-- Information follows --
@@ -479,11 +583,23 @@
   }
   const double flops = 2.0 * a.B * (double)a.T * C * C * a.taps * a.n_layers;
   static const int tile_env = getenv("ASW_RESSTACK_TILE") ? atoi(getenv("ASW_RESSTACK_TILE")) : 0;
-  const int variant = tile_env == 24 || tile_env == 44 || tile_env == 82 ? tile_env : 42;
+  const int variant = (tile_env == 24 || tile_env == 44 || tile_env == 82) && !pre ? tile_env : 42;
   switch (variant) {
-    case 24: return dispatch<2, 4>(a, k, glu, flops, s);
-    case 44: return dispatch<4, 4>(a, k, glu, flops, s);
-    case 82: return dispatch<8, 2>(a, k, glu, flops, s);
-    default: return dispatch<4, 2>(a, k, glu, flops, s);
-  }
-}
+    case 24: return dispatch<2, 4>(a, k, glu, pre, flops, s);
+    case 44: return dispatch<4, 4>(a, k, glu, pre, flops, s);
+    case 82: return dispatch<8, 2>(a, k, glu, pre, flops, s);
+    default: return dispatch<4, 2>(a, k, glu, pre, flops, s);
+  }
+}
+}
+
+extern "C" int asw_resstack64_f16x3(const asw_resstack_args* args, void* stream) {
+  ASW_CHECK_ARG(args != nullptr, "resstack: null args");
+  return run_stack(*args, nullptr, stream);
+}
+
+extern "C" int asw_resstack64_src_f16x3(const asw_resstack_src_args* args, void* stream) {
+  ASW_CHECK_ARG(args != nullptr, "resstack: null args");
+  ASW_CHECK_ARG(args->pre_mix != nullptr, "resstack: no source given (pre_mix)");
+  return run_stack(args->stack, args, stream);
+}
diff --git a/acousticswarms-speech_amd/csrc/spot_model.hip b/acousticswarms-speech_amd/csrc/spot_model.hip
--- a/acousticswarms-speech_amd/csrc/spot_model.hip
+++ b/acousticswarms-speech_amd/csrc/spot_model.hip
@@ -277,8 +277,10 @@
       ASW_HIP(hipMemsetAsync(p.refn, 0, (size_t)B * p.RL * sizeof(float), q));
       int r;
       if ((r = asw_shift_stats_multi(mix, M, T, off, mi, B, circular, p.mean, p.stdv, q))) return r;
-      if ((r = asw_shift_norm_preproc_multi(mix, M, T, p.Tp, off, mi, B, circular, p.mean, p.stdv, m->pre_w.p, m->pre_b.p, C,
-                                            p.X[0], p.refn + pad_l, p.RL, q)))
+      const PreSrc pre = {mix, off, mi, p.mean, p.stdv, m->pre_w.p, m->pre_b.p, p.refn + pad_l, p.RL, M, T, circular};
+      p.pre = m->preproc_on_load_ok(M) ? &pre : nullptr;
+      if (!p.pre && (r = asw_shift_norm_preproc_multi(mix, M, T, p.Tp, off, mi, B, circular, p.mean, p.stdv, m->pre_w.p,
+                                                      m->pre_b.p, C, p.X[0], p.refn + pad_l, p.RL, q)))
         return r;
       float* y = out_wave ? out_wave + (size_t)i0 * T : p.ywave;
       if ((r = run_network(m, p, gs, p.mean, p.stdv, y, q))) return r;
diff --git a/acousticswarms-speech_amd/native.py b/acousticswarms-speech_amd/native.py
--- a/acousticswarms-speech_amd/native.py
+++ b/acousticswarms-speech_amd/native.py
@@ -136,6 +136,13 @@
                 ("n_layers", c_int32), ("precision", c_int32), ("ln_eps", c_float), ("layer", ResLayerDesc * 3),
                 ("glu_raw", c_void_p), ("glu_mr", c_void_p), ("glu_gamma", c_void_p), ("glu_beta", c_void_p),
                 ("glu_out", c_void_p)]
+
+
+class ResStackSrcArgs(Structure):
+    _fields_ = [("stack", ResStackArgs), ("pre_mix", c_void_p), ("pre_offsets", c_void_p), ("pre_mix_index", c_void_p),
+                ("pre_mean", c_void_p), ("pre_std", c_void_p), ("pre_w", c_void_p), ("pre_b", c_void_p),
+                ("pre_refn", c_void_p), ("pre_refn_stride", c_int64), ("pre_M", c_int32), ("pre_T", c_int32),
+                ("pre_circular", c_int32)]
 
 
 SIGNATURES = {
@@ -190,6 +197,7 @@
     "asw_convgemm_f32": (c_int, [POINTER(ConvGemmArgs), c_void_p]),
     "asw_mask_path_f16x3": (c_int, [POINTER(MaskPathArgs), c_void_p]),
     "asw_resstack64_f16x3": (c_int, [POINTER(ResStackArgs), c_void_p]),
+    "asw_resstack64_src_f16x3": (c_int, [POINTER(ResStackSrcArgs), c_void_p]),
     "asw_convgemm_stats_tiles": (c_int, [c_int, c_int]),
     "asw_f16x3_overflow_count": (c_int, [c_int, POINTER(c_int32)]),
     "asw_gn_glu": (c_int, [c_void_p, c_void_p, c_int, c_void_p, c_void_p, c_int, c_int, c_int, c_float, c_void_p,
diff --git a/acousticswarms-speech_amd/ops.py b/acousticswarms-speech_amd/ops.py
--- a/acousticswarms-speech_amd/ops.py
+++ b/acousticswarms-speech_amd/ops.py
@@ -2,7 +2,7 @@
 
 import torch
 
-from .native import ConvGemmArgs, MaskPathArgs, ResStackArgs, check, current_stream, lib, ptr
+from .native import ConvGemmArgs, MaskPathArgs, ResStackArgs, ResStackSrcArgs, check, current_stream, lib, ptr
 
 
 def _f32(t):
-- Information concluded --
-- Information follows --
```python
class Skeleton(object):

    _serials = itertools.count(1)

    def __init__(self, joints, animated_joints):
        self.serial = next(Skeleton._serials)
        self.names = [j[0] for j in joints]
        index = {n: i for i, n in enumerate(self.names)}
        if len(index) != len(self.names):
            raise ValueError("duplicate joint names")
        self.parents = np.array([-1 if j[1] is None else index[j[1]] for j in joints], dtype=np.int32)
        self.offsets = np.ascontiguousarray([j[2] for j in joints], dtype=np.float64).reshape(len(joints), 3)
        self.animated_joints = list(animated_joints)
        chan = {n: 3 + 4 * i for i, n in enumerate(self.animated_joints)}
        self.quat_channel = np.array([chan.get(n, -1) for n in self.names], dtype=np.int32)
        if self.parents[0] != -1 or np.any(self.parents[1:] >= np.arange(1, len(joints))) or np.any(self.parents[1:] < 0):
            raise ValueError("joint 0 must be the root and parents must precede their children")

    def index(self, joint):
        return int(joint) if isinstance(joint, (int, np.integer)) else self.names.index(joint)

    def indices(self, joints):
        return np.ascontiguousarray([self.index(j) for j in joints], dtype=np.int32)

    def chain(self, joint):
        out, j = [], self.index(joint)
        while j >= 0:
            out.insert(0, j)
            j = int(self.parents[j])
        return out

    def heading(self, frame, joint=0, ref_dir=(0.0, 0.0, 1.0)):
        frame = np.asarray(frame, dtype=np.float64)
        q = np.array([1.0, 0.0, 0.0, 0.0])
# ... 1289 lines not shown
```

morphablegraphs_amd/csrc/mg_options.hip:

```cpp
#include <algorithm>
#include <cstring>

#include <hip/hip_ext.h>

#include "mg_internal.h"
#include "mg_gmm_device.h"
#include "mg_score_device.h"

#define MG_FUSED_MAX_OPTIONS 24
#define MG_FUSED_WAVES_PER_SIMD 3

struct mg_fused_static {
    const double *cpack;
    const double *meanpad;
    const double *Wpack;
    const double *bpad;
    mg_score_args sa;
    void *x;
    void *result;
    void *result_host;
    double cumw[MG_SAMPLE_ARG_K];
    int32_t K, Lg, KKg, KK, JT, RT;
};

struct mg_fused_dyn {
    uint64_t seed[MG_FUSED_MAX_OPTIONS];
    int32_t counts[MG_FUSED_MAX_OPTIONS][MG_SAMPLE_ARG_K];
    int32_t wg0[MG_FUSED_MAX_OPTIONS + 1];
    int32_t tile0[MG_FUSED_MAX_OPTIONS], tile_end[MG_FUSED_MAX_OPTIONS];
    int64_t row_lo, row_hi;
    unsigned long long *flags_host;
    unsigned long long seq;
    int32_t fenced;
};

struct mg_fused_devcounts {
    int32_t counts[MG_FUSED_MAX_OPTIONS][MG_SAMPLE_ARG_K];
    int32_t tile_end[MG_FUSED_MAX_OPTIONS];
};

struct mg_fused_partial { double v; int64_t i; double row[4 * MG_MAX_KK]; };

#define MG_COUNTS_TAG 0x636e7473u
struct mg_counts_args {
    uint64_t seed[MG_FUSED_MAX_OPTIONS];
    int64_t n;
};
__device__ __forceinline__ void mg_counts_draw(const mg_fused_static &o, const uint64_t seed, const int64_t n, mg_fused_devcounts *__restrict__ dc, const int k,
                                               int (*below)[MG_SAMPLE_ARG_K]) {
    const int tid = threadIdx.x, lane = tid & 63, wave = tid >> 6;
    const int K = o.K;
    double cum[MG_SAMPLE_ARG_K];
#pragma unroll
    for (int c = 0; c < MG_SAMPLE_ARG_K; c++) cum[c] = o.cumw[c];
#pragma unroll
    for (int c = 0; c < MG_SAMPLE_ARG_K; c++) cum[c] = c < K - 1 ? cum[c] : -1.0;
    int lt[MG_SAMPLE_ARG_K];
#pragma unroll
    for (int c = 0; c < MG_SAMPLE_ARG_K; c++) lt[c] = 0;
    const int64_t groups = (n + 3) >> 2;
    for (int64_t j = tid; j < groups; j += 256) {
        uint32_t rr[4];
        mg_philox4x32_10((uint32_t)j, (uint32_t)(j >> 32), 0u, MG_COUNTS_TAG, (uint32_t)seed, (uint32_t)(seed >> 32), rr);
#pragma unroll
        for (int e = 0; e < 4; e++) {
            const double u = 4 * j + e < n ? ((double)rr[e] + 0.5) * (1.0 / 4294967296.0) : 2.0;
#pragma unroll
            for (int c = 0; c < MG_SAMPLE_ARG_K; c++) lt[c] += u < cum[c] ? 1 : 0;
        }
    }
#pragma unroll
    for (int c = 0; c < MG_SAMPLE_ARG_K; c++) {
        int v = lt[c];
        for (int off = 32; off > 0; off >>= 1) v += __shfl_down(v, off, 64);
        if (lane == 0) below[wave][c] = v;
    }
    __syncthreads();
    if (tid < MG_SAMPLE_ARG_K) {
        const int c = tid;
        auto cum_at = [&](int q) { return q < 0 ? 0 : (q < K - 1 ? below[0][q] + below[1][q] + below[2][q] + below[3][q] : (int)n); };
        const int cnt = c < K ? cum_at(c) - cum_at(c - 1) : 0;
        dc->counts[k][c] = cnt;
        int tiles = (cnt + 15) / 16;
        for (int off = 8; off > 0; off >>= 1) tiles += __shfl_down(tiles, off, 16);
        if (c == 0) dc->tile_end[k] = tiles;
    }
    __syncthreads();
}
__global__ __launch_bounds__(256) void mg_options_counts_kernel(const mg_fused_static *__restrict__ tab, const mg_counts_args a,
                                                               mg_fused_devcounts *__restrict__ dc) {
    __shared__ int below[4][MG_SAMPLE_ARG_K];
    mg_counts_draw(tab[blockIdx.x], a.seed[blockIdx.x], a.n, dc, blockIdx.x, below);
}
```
-- Information concluded --
Required work:
Using the data above, show each line where "default" occurs.

Answer space:
-    default: return dispatch<4, 2>(a, k, glu, flops, s);
+    default: return dispatch<4, 2>(a, k, glu, pre, flops, s);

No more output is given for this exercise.